Data extracts -
☆ ☆ ☆ ☆ ☆ ☆ ☆

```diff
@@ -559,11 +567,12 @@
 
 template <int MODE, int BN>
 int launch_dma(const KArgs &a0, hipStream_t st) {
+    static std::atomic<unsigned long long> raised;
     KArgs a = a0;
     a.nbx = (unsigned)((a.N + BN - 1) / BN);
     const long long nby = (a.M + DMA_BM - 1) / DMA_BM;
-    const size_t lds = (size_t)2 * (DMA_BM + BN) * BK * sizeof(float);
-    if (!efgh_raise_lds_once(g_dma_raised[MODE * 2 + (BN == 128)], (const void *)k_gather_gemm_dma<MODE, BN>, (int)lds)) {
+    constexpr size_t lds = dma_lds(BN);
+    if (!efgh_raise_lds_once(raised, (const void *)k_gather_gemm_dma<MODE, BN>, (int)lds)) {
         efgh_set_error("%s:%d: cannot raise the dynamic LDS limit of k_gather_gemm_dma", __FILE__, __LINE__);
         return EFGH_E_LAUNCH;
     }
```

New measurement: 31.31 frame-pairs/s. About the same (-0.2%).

☆ ☆ ☆ ☆ ☆ ☆ ☆

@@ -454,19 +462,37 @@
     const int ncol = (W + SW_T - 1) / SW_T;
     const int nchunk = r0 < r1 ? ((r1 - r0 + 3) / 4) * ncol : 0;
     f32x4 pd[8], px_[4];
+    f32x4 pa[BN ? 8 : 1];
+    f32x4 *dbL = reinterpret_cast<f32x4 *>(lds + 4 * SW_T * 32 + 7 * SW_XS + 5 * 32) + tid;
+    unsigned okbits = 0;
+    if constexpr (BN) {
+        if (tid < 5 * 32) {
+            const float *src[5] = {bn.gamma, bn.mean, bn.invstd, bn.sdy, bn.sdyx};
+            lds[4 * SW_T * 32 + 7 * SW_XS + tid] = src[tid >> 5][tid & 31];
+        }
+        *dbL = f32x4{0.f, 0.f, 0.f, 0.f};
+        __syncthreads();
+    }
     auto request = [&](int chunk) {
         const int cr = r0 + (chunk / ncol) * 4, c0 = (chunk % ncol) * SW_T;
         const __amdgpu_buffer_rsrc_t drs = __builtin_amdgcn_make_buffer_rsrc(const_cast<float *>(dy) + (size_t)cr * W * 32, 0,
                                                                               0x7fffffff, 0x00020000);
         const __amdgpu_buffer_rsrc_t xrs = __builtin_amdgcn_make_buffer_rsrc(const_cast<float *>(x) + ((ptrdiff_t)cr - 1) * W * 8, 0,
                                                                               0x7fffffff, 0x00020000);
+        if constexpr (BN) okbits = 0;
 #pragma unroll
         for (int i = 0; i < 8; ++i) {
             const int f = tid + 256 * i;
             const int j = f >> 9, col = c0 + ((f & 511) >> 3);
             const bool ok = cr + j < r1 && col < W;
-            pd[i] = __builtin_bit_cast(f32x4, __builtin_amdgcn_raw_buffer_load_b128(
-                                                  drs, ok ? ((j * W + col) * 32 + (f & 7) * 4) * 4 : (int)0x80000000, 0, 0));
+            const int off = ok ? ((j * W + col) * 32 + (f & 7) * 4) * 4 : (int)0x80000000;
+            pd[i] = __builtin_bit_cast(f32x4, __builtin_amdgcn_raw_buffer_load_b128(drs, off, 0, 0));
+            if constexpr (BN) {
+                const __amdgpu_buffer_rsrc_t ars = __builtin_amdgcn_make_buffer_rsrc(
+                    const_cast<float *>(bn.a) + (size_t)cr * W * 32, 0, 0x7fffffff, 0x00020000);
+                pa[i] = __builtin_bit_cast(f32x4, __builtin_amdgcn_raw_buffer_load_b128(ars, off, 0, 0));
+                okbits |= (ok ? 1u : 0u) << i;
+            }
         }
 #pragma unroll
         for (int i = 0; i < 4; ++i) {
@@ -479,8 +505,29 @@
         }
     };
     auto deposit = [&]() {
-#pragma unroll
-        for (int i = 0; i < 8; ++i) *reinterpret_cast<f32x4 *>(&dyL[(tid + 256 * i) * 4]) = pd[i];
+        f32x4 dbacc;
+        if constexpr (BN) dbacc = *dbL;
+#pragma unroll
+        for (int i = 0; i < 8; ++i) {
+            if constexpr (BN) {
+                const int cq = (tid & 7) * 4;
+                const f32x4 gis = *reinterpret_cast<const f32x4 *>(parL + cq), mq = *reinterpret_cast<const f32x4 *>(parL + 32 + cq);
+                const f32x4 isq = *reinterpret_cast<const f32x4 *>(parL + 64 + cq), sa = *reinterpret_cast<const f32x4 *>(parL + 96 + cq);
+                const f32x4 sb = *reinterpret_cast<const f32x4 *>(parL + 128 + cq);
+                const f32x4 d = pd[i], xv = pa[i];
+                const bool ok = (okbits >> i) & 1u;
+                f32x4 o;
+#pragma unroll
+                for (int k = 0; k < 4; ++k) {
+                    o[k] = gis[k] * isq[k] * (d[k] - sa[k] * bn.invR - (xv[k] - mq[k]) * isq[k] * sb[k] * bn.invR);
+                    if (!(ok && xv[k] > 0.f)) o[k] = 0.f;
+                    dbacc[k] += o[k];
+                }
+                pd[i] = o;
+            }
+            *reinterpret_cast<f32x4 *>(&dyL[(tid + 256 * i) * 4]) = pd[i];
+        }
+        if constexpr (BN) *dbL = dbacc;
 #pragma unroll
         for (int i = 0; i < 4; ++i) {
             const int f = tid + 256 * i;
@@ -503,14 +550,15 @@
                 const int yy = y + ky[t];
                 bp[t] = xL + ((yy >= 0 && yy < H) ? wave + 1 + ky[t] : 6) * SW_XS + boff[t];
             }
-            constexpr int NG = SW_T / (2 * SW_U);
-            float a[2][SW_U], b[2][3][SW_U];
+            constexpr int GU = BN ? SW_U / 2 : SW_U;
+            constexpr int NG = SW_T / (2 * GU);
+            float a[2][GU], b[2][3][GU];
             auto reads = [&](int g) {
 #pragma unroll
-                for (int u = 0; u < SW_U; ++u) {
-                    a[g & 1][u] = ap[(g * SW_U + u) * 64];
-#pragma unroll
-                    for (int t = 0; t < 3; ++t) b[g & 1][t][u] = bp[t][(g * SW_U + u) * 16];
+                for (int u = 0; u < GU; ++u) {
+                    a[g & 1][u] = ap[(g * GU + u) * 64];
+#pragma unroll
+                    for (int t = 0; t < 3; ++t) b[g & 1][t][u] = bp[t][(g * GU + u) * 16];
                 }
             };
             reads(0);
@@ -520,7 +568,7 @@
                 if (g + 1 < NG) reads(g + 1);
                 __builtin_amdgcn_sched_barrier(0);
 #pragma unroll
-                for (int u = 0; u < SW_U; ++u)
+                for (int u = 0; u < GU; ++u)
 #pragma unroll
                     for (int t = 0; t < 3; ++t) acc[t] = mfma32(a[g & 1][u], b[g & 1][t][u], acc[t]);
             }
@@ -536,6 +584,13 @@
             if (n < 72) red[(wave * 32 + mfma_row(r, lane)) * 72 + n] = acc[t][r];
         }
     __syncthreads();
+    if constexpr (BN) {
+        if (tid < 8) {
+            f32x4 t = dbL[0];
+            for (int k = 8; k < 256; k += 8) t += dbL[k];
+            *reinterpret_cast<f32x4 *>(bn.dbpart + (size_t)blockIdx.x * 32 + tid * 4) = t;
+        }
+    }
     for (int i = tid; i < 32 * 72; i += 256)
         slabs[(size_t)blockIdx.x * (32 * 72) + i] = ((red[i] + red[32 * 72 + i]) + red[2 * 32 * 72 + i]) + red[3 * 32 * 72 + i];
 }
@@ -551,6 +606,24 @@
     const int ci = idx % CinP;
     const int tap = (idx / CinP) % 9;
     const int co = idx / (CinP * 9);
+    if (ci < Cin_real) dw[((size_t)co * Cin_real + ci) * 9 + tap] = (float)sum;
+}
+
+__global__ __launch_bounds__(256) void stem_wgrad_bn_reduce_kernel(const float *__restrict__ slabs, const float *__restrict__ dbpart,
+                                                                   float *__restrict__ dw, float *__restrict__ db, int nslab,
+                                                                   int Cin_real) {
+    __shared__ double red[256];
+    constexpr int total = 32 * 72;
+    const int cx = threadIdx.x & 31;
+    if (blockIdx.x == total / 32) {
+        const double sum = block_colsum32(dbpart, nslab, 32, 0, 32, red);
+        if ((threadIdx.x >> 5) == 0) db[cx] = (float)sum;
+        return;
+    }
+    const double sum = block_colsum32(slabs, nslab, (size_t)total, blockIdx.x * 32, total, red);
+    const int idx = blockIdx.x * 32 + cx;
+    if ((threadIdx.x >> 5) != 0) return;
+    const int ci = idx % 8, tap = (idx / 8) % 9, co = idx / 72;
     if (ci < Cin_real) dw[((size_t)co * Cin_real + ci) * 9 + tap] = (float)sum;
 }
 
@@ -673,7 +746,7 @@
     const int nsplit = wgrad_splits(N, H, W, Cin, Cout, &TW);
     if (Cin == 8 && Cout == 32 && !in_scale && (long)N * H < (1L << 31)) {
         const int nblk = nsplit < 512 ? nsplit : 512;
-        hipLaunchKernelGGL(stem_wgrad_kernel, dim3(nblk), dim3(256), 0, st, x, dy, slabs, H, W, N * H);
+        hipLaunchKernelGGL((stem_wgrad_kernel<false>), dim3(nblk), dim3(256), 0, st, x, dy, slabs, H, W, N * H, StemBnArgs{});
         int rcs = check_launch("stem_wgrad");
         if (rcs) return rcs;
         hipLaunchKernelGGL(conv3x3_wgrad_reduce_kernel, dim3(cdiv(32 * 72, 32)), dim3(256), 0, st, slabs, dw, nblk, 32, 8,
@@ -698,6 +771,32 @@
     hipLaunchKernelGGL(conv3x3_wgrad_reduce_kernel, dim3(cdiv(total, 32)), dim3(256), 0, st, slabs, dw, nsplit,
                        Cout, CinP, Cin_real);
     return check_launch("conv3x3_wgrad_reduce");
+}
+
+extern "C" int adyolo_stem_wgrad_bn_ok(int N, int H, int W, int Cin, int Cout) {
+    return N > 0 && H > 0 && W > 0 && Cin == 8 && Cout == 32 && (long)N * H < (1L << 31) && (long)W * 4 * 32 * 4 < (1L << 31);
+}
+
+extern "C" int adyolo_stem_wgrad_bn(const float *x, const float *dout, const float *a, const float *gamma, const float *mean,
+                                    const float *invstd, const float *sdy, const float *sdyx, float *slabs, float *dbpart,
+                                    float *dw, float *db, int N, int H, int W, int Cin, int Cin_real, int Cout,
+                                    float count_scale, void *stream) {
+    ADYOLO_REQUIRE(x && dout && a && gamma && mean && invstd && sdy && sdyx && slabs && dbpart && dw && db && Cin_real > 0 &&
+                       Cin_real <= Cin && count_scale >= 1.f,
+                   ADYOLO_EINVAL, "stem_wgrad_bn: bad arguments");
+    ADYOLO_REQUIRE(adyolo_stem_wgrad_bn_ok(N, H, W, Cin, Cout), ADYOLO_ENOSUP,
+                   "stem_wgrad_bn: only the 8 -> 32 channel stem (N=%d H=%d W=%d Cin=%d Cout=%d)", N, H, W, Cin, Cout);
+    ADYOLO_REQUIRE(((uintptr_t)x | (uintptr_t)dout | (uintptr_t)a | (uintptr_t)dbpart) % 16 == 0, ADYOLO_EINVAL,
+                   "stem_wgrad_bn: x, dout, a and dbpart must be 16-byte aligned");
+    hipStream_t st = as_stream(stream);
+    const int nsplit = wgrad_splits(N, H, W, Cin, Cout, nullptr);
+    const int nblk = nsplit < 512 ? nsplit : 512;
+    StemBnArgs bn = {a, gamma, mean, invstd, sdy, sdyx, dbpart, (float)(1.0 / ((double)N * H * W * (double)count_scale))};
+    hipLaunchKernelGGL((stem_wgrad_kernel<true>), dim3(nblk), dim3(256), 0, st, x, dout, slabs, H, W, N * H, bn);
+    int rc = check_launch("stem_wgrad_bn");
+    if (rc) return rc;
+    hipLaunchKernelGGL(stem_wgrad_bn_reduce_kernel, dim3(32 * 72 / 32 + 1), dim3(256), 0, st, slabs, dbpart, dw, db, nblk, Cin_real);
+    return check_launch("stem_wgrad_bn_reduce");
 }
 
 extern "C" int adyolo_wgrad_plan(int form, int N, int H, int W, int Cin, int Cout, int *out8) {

☆ ☆ ☆ ☆ ☆ ☆ ☆

Work required -
Determine the number of lines in the records that contain the word "bool", and provide that number alone.

Answer to this problem -
2